「文化主義崩壊の原理」を読みて
小林橘川君に呈す (上)

鵜飼桂六

「文化主義崩壊の原理」 は、 さすが小林君の霊筆れいひつに成るものだけあって、 すこぶる徹底せる御名論である。 全文を三段に分ちて一、二、三とし、 最初は智識階級のブルジョア精神をなじり、 次に社会主義の学説を果して改造の使命を有せりや否や疑わしと責め、 最後に文化主義の論理的矛盾を攻撃しておらるるにあたり、 さながら無人の境を行くがごとき感がある。 殊に 「土田杏村君の文化主義が『理想の中に現実を取り入れる』と言うのは行詰ゆきづまりである」 と指摘し、 進んで 「今日のままの境遇で満足しているならば、 畢竟ひっきょうなくてもがなの主義に堕落してしまう」 と喝破し、 更に 「怯懦きょうだにして臆病なる、 しかして勇敢なる実行力なきブルジョア心理の顕現でなくて何であろう。 智識階級、中流階級崩壊の危機は実にこの間にあらねばならぬ」 と論結せられたるのは、 私の双手そうしゅを挙げて賛意を表せざるを得ざる点である。 しかしながら、 ただここに一つ遺憾に思うところは、 社会主義学説に対する誤解であって、 頭脳の明晰なる小林君にして妄見を抱かるることなおかくのごとしとせば、 いずくんぞ敢て申さざらん。 即ち本文を草して、もってこれを小林君に呈する次第である。

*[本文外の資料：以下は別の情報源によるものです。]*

template <int MP, int FN = 0, int FM = 0>
DEV void leg_knot_body(const SolverArgs& a, const LkLds& Srt, const int b, const int kbeg, const int kend, const int prof_b, const int prof_k) {
  constexpr bool FX = FN > 0;
  constexpr LkLds SC_ = FX ? make_lk_lds(FN, FM) : LkLds{};
  LkLds S_ = Srt;
  if constexpr (FX) S_ = SC_;
  const LkLds& S = S_;
  constexpr int NAB = (80 * (80 + MP) + LK_THREADS - 1) / LK_THREADS, NK = (MP * 80 + LK_THREADS - 1) / LK_THREADS;
  constexpr int NMU = (MP * MP + LK_THREADS - 1) / LK_THREADS, NZN = (16 * MP + LK_THREADS - 1) / LK_THREADS;
  const Layout& L = a.L;
  int tid = threadIdx.x, lane = tid & 63;
  constexpr int nthr = LK_THREADS, nw = LK_THREADS / 64;
  int wv = __builtin_amdgcn_readfirstlane(tid >> 6);
  const InstState& st = a.inst[b];
  if (st.done || st.skip_step) return;
  const int n = FX ? FN : L.n, nz = FX ? FN + FM : L.nz, np = S.np, mp = S.mp, nzp = S.nzp, lda = S.lda, ldp = S.ldp, ldm = S.ldm, nb = S.nb, nbm = S.nbm;
  const double mud = st.mu * a.opt.dyn_al_scale;
  extern __shared__ __attribute__((aligned(16))) double sm[];
  double *AB = sm + S.AB, *PR = sm + S.PR, *ZN = sm + S.ZN, *vec = sm + S.vec;
  double *KM = PR, *PT = PR, *U1 = PR, *MU = PR + mp * np;
  double *TMP = sm + S.TM, *PT6 = TMP + 6 * nzp, *c6 = PT6 + 6 * np;
  double *kf = vec, *y0 = vec + mp, *z0 = y0 + np, *t6 = z0 + np, *g6 = t6 + 36, *mxs = g6 + 36;
  int* cnt = (int*)(mxs + np);
  long long tk0_ = clock64();
#define LK_PROF(slot) do { if (a.prof && k == prof_k && b == prof_b && tid == 0) { const long long t1_ = clock64(); a.prof[prof_b * 64 + 32 + (slot)] += (double)(t1_ - tk0_); tk0_ = t1_; } } while (0)

  double pab[NAB], pkm[NK], ptv[LK_PT], pmu[NMU], pzn[NZN], psm = 0.0, pact = 0.0;
  auto request_ab = [&](int k) {
    const double* kn = knot_ptr(a, b, k);
    const double* g = gain_ptr(a, b, k);
    const int m = (int)kn[L.oMISC + MISC_M], c = (int)kn[L.oMISC + MISC_NC];
#pragma unroll
    for (int u = 0; u < NAB; ++u) {
      const int idx = tid + u * nthr, i = qdiv(idx, S.mg_nzp), zp = (idx - qdiv(idx, S.mg_nzp) * nzp);
      const int z = (zp < n) ? zp : ((zp >= np && zp - np < m) ? n + zp - np : -1);
      pab[u] = (idx < np * nzp && i < n && z >= 0) ? kn[L.oAB + (size_t)i * nz + z] : 0.0;
    }
#pragma unroll
    for (int u = 0; u < NK; ++u) {
      const int idx = tid + u * nthr, l = qdiv(idx, S.mg_np), j = (idx - qdiv(idx, S.mg_np) * np);
      pkm[u] = (idx < mp * np && l < m && j < n) ? g[L.oK + l * n + j] : 0.0;
    }
    psm = (tid < mp) ? ((tid < m) ? g[L.ok + tid] : 0.0) : ((tid >= 64 && tid < 100) ? g[L.oT6 + tid - 64] : ((tid >= 128 && tid < 128 + n) ? g[L.omx + tid - 128] : 0.0));
    pact = (tid < c) ? kn[L.oACT + tid] : 0.0;
  };
  auto request_pt = [&](int k) {
    const double* g = gain_ptr(a, b, k);
#pragma unroll
    for (int u = 0; u < LK_PT; ++u) {
      const int idx = tid + u * nthr, i = qdiv(idx, S.mg_np), j = (idx - qdiv(idx, S.mg_np) * np);
      ptv[u] = (idx < np * np && i < n && j < n) ? g[L.oMx + i * n + j] : 0.0;
// ... 7 lines not shown
    for (int u = 0; u < NZN; ++u) { const int idx = tid + u * nthr; pzn[u] = (idx < 16 * mp) ? g[L.oZnu + idx] : 0.0; }
  };

  request_ab(kbeg);
  request_pt(kbeg);
  if (leg_of_knot(a, kbeg) + 1 < a.nlegs) request_mu(kbeg);
  for (int k = kbeg; k < kend; ++k) {
    const double* kn = knot_ptr(a, b, k);
    double* g = gain_ptr(a, b, k);
    const int m = (int)kn[L.oMISC + MISC_M];
    const bool par = leg_of_knot(a, k) + 1 < a.nlegs;
    const bool more = k + 1 < kend, par_next = more && leg_of_knot(a, k + 1) + 1 < a.nlegs;
    LEG_BARRIER();
    LEG_LAUNDER();
    if (a.prof) tk0_ = clock64();
#pragma unroll
    for (int u = 0; u < NAB; ++u) { const int idx = tid + u * nthr; if (idx < np * nzp) AB[(qdiv(idx, S.mg_nzp)) * lda + (idx - qdiv(idx, S.mg_nzp) * nzp)] = pab[u]; }
#pragma unroll
    for (int u = 0; u < NK; ++u) { const int idx = tid + u * nthr; if (idx < mp * np) KM[idx] = pkm[u]; }
    if (tid < mp) kf[tid] = psm;
    else if (tid >= 64 && tid < 100) t6[tid - 64] = psm;
    else if (tid >= 128 && tid < 128 + np) mxs[tid - 128] = psm;
    int ca = 0;
    if (par) {
      const unsigned long long act = __ballot(pact != 0.0);
      if (lane == 0) cnt[wv] = __popcll(act);
    }
    LEG_BARRIER();
    if (par) for (int w = 0; w < nw; ++w) ca += cnt[w];
    LEG_LAUNDER();
    if (more) request_ab(k + 1);
    LEG_LAUNDER();
    LK_PROF(0);
    for (int t = wv; t < nb * nb; t += nw) {
      const int ri = t / nb, cj = t % nb;
      double* At = AB + (ri * 16) * lda + cj * 16;
      d4_t acc = tile_load(At, lda, lane);
      mma_tile<false>(acc, AB + (ri * 16) * lda + np, lda, 1, KM + cj * 16, np, 1, mp, lane);
      tile_store(At, lda, acc, lane);
    }
    for (int i = wv; i < np; i += nw) {
      double s = (lane < m) ? AB[i * lda + np + lane] * kf[lane] : 0.0;
      s = wave_sum(s);
      if (lane == 0) y0[i] = s + mxs[i];
    }
    if (tid < 36) { const int i = tid / 6, j = tid % 6; double s = 0; for (int l = 0; l < 6; ++l) s += t6[i * 6 + l] * t6[j * 6 + l]; g6[tid] = s; }
    LEG_BARRIER();
    LEG_LAUNDER();
#pragma unroll
    for (int u = 0; u < LK_PT; ++u) { const int idx = tid + u * nthr; if (idx < np * np) PT[(qdiv(idx, S.mg_np)) * ldp + (idx - qdiv(idx, S.mg_np) * np)] = ptv[u]; }
    LEG_BARRIER();
    LEG_LAUNDER();
    if (more) request_pt(k + 1);
    LEG_LAUNDER();
    LK_PROF(1);
    const int nct = par ? nb + nbm : nb;
    d4_t res[LK_TILES];
#pragma unroll
    for (int sidx = 0; sidx < LK_TILES; ++sidx) {
      const int t = wv + sidx * nw;
      res[sidx] = d4_t{0, 0, 0, 0};
      if (t < nb * nct) mma_tile<false>(res[sidx], PT + ((t / nct) * 16) * ldp, ldp, 1, AB + (t % nct) * 16, lda, 1, np, lane);
    }
    for (int i = wv; i < n; i += nw) {
      double s = 0;
      for (int j = lane; j < n; j += 64) s += PT[i * ldp + j] * y0[j];
      s = wave_sum(s);
      if (lane == 0) z0[i] = y0[i] - mud * s;
    }
    LEG_BARRIER();
#pragma unroll
    for (int sidx = 0; sidx < LK_TILES; ++sidx) {
      const int t = wv + sidx * nw;
      if (t < nb * nct) {
        double* At = AB + ((t / nct) * 16) * lda + (t % nct) * 16;
        const int row = lane >> 4, col = lane & 15;
#pragma unroll
        for (int q = 0; q < 4; ++q) At[(row + 4 * q) * lda + col] -= mud * res[sidx][q];
      }
    }
    LEG_BARRIER();
    LK_PROF(2);
    for (int idx = tid; idx < 6 * nzp; idx += nthr) TMP[idx] = AB[(qdiv(idx, S.mg_nzp)) * lda + (idx - qdiv(idx, S.mg_nzp) * nzp)];
    if (par) for (int idx = tid; idx < np * 6; idx += nthr) {
      const int i = idx / 6, j = idx % 6;
      double s = 0;
      for (int l = 0; l < 6; ++l) s += PT[i * ldp + l] * t6[j * 6 + l];
      PT6[idx] = s;
    }
    LEG_BARRIER();
    for (int idx = tid; idx < 6 * nzp; idx += nthr) {
      const int i = qdiv(idx, S.mg_nzp), z = (idx - qdiv(idx, S.mg_nzp) * nzp);
      double s = 0;
      for (int l = 0; l < 6; ++l) s += t6[i * 6 + l] * TMP[l * nzp + z];
      AB[i * lda + z] = s;
    }
// ... 84 lines not shown
#pragma unroll
        for (int q = 0; q < 4; ++q) {
          const int row = ri * 16 + (lane >> 4) + 4 * q;
          if (row < n && col < n) {
            const double tt = (row < 6 && col < 6) ? g6[row * 6 + col] : (row == col ? 1.0 : 0.0);
            const double tp = (row < 6 && col < 6) ? c6[row * 6 + col] : (col < 6 ? PT6[row * 6 + col] : (row < 6 ? PT6[col * 6 + row] : ptt[q]));
            g[L.oGam + row * n + col] = -acc[q] - mud * (tt - mud * tp);
          }
        }
      }
      LK_PROF(6);
    } else if (par_next) request_mu(k + 1);
  }
}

産業革命によりて起りたる資本主義的経済組織の下にあっては、 資本は最も有力なる生産上の武器として取扱わる。 これは明かな事であって、 資本さえあれば、土地、機械、工場、建物、労力、その他一切の何でもをあがない得るという思想が、 現代のあらゆる階級の人々を動かしている企業精神である。 したがってかる社会においては自由競争制度が認められ、 私有財産制度が容れられる。 言い換うれば、個人的自由主義——個人主義的自由思想が暴威をたくましうするのであって、 その当然の帰結として、 ここに個人主義的経済組織の形式を採るにいたる。 しかして一般の経済学が社会科学の範疇に属していて、 唯物史観の上に立つべき性質のものなるかぎり、 それは富の生産、分配を公平に、適切に調節する事を教うる学校であらねばならぬことは言うまでもない。 然るに、現代の資本主義的経済学説は主として生産の大量を説くばかりで、 一向に分配の方を顧みない。 否、生産の大量よりは、ひたすら営利主義を主張し、 剰余価値のより多からんことをのみ望んでいる。 しかもその極端は、 一度生産せられたるものを空しく消費するというがごとき状態となる。 たとえば米国のごときは、 麦が出来すぎたと言っては、 市価の低落をおそれて、 これを焼失し、 米穀が豊作だと言っては、 これをみのらぬうちに若干刈り取る。 そこで私は常に言うのである—— 曰く、現代の資本主義的経済組織の下にあっては、 営利それ自身が企業の目的であって、 そこには生産も交換も分配も消費も何物もない、と。